The garden itself came into existence through a regeneration project to improve deprived areas and is a resource for the local community to grow their own organic food where they have no space of their own to do so. A number of programs have been set up over the last eight years of the gardens life with local schools to combine learning with practical skills. There has also been rehabilitation groups set up in order to support recovering alcoholics and drug abusers in taking the first steps back into employment through volunteering in the garden.


At the Violet Hour




At the violet hour, when the eyes and back
Turn upward from the desk, when the human engine waits
Like a taxi throbbing waiting,

The Waste Land, T.S Eliot, 1922, III The Fire Sermon, 215-217

The series is concerned with the aftermath or the non-event.

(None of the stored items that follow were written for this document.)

template <int N, int HOP>
__global__ __launch_bounds__(256) void stft_magphase_fast_kernel(const mi355_stft_magphase_args a, const SmallTw tw) {
  constexpr int nb = N / 2 + 1, FB = 256, SPAN = (FB - 1) * HOP + N, YS = 2 * nb + 1;
  __shared__ float xs[SPAN];
  __shared__ float ys[FB * YS];
  const int b = blockIdx.y, tid = threadIdx.x;
  const int len = a.lens ? a.lens[b] : a.L;
  const int nframes = len / HOP + 1;
  const int f0 = blockIdx.x * FB;
  if (f0 >= nframes) return;
  const float* xb = a.x + (int64_t)b * a.ldx;
  for (int j = tid; j < SPAN; j += 256) {
    int i = f0 * HOP + j - N / 2;
    if (i < 0) i = -i;
    if (i >= len) i = 2 * (len - 1) - i;
    i = i < 0 ? 0 : (i >= len ? len - 1 : i);
    xs[j] = xb[i];
  }
  __syncthreads();
  double xw[N];
#pragma unroll
  for (int n = 0; n < N; ++n) xw[n] = (double)mul_rn(xs[tid * HOP + n], a.window[n]);
  double sp[N / 2], sm[N / 2];
#pragma unroll
  for (int n = 1; n < N / 2; ++n) { sp[n] = xw[n] + xw[N - n]; sm[n] = xw[n] - xw[N - n]; }
  float* yrow = ys + tid * YS;
#pragma unroll
  for (int k = 0; k < nb; ++k) {
    double re = (k & 1) ? xw[0] - xw[N / 2] : xw[0] + xw[N / 2];
    double im = 0.0;
#pragma unroll
    for (int n = 1; n < N / 2; ++n) {
      const int m = (k * n) % N;
      re = fma(sp[n], tw.c[m], re);
      im = fma(-sm[n], tw.s[m], im);
    }
    const float ref = (float)re;
    const float imf = (k == 0 || 2 * k == N) ? 0.0f : (float)im;
    yrow[k] = hypotf(ref, imf);
    yrow[nb + k] = atan2f(imf, ref);
  }
  __syncthreads();
  float* yb = a.y + (int64_t)b * a.y_bstride;
  const int nrows = min(FB, nframes - f0);
  for (int i = tid; i < nrows * 2 * nb; i += 256) {
    const int r = i / (2 * nb), c = i - r * (2 * nb);
    yb[(int64_t)(f0 + r) * a.ldy + c] = ys[r * YS + c];
  }
}

template <int N, int HOP>
__global__ __launch_bounds__(256) void istft_head_fast_kernel(const mi355_istft_head_args a, const SmallTw tw) {
  constexpr int nb = N / 2 + 1, HALO = (N + HOP - 1) / HOP, FT = 256, FO = FT - HALO, XS = 2 * nb + 1, TS = N + 1;
  __shared__ float xin[FT * XS];
  __shared__ float td[FT * TS];
  const int b = blockIdx.y, tid = threadIdx.x;
  const int Fr = a.lens ? a.lens[b] : a.Fr;
  const int fa = blockIdx.x * FO - HALO;
  const float* xb = a.x + (int64_t)b * a.x_bstride;
  for (int i = tid; i < FT * 2 * nb; i += 256) {
    const int j = i / (2 * nb), c = i - j * (2 * nb), f = fa + j;
    xin[j * XS + c] = (f >= 0 && f < Fr) ? xb[(int64_t)f * a.ldx + c] : 0.f;
  }
  __syncthreads();
  {
    const int f = fa + tid;
    const bool valid = f >= 0 && f < Fr;
    const float* xr = xin + tid * XS;
    double re[nb], im[nb];
#pragma unroll
    for (int k = 0; k < nb; ++k) {
      const float mag = expf(xr[k]);
      const float ph = sinf(xr[nb + k]);
      float sn, cs;
      sincosf(ph, &sn, &cs);
      re[k] = valid ? (double)mul_rn(mag, cs) : 0.0;
      im[k] = valid ? (double)mul_rn(mag, sn) : 0.0;
    }
    float* tr = td + tid * TS;
#pragma unroll
    for (int n = 0; n <= N / 2; ++n) {
      const double base = (n & 1) ? re[0] - re[nb - 1] : re[0] + re[nb - 1];
      double A = 0.0, Bs = 0.0;
#pragma unroll
      for (int k = 1; k < nb - 1; ++k) {
        const int m = (k * n) % N;
        A = fma(re[k], tw.c[m], A);
        Bs = fma(im[k], tw.s[m], Bs);
      }
      constexpr double inv_n = 1.0 / (double)N;
      tr[n] = mul_rn((float)((base + 2.0 * (A - Bs)) * inv_n), a.window[n]);
      if (n > 0 && n < N / 2) tr[N - n] = mul_rn((float)((base + 2.0 * (A + Bs)) * inv_n), a.window[N - n]);
    }
  }
  __syncthreads();
  const int total = (Fr - 1) * HOP;
  for (int i = tid; i < FO * HOP; i += 256) {
    const int p = blockIdx.x * FO * HOP + i;
    const int t = p - N / 2;
    if (t < 0 || t >= total) continue;
    int f_lo = (p - N + HOP) / HOP; if (p - N + 1 <= 0) f_lo = 0;
    int f_hi = p / HOP; if (f_hi > Fr - 1) f_hi = Fr - 1;
    float rec = 0.f, ws = 0.f;
    for (int f = f_lo; f <= f_hi; ++f) {
      const int n = p - f * HOP;
      if (n < 0 || n >= N) continue;
      rec = add_rn(rec, td[(f - fa) * TS + n]);
      const float w = a.window[n];
      ws = add_rn(ws, mul_rn(w, w));
    }
    a.audio[(int64_t)b * a.ld_audio + t] = (ws > 1e-10f) ? rec / ws : rec;
  }
}

SmallTw make_small_tw(int N) {
  SmallTw tw;
  for (int m = 0; m < 32; ++m) {
    const long double ang = 2.0L * 3.14159265358979323846264338327950288L * (long double)(m % N) / (long double)N;
    tw.c[m] = (double)cosl(ang);
    tw.s[m] = (double)sinl(ang);
  }
  for (int m = 0; m < N; ++m) {
    if ((4 * m) % N == 0) {
      const int q = (4 * m) / N;
      tw.c[m] = q == 0 ? 1.0 : (q == 2 ? -1.0 : 0.0);
      tw.s[m] = q == 1 ? 1.0 : (q == 3 ? -1.0 : 0.0);
    }
  }
  return tw;
}

__global__ __launch_bounds__(256) void interpolate1d_kernel(const mi355_interp1d_args a) {
  const int64_t i = (int64_t)blockIdx.x * 256 + threadIdx.x;
  if (i >= a.rows * (int64_t)a.size) return;
  const int64_t r = i / a.size;
  const int o = (int)(i - r * a.size);
  const float* xr = a.x + r * a.x_rstride;
  float* yr = a.y + r * a.y_rstride;
  const int W = a.W;
  if (a.mode == 0) {
    int idx = a.size == 1 ? 0 : (int)floorf(((float)o * a.scale));
    idx = idx < 0 ? 0 : (idx > W - 1 ? W - 1 : idx);
    yr[o] = xr[idx];
    return;
  }
  if (W == 1) { yr[o] = xr[0]; return; }
  float x;
  if (a.align_corners && a.size > 1) x = ((float)o * a.scale);
  else if (a.size == 1) x = 0.f;
  else {
    x = ((float)o * a.scale);
    if (!a.align_corners) {
      x = x + a.half_scale;
      x = x - 0.5f;
      x = fmaxf(x, 0.f);
    }
  }
  const int lo = (int)floorf(x);
  const int hi = lo + 1 < W - 1 ? lo + 1 : W - 1;
  const float frac = x - (float)lo;
  const float lo_term = xr[lo < W ? lo : W - 1] * (1.0f - frac);
  const float hi_term = xr[hi] * frac;
  yr[o] = lo_term + hi_term;
}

It depicts the time after the occupant has departed, the feeling of ennui, when the space is empty of human presence, and only the creases in the sheets outlining the activity or the non activity of the night, are left.

The photographer essentially becomes a voyeur in this intimate space, the bedroom, but what has been chosen to be shown gives little away about the occupant, as the image denies the viewer visual access to the rest of the room. The images relate to the viewer in terms of landscape. The shallow depth of field, and the attention to the ‘tropistic stimuli’ (light, texture, abstraction) also helps to disorientate the viewer, and so the main concern becomes one of perception, and activity of looking.     

A Side Long View




Having done some travelling, I began to become aware of the actual journey as being visually interesting. It is a time in which, people tend to switch off their minds, and go into another world, with thoughts coming in and out of focus. The pace of thinking changes, as you are propelled through nameless, in-between places, that barely enter your consciousness. Focusing on the window, the thin membrane separating, and protecting you from the outside world, this series relates to the views almost in terms of memory. This protective and seemingly impenetrable surface actually has a certain fragility about it. The surface is merely glass, which can shatter and ultimately be destroyed. It was important to eliminate any visual reference, or interjection, from the inside of the vehicle, except the transparent surface of the window, as I did not want it to be instantly recognisable where or what is being shown. The surface of the window becomes an important device to distract the viewer from the actual landscape, and focuses the attention on the seemingly insignificant, the non-event. The ambiguity of the images, confuses the viewer so that they should become aware of their, “own activity of looking, to an awareness and sort of hyperconsciousness of visual perception.” (Uta Barth in interview with Sheryl Conkelton, 1996).

This work creates an impression of silence - I did not want sound of any kind, other than the unavoidable - I wanted the viewer to be aware of the quietness, but not as negative feeling, rather a calming escapism. This work is predominantly a series of landscapes, but also deals with duration of time, (the fleeting moment) and place, or non-place.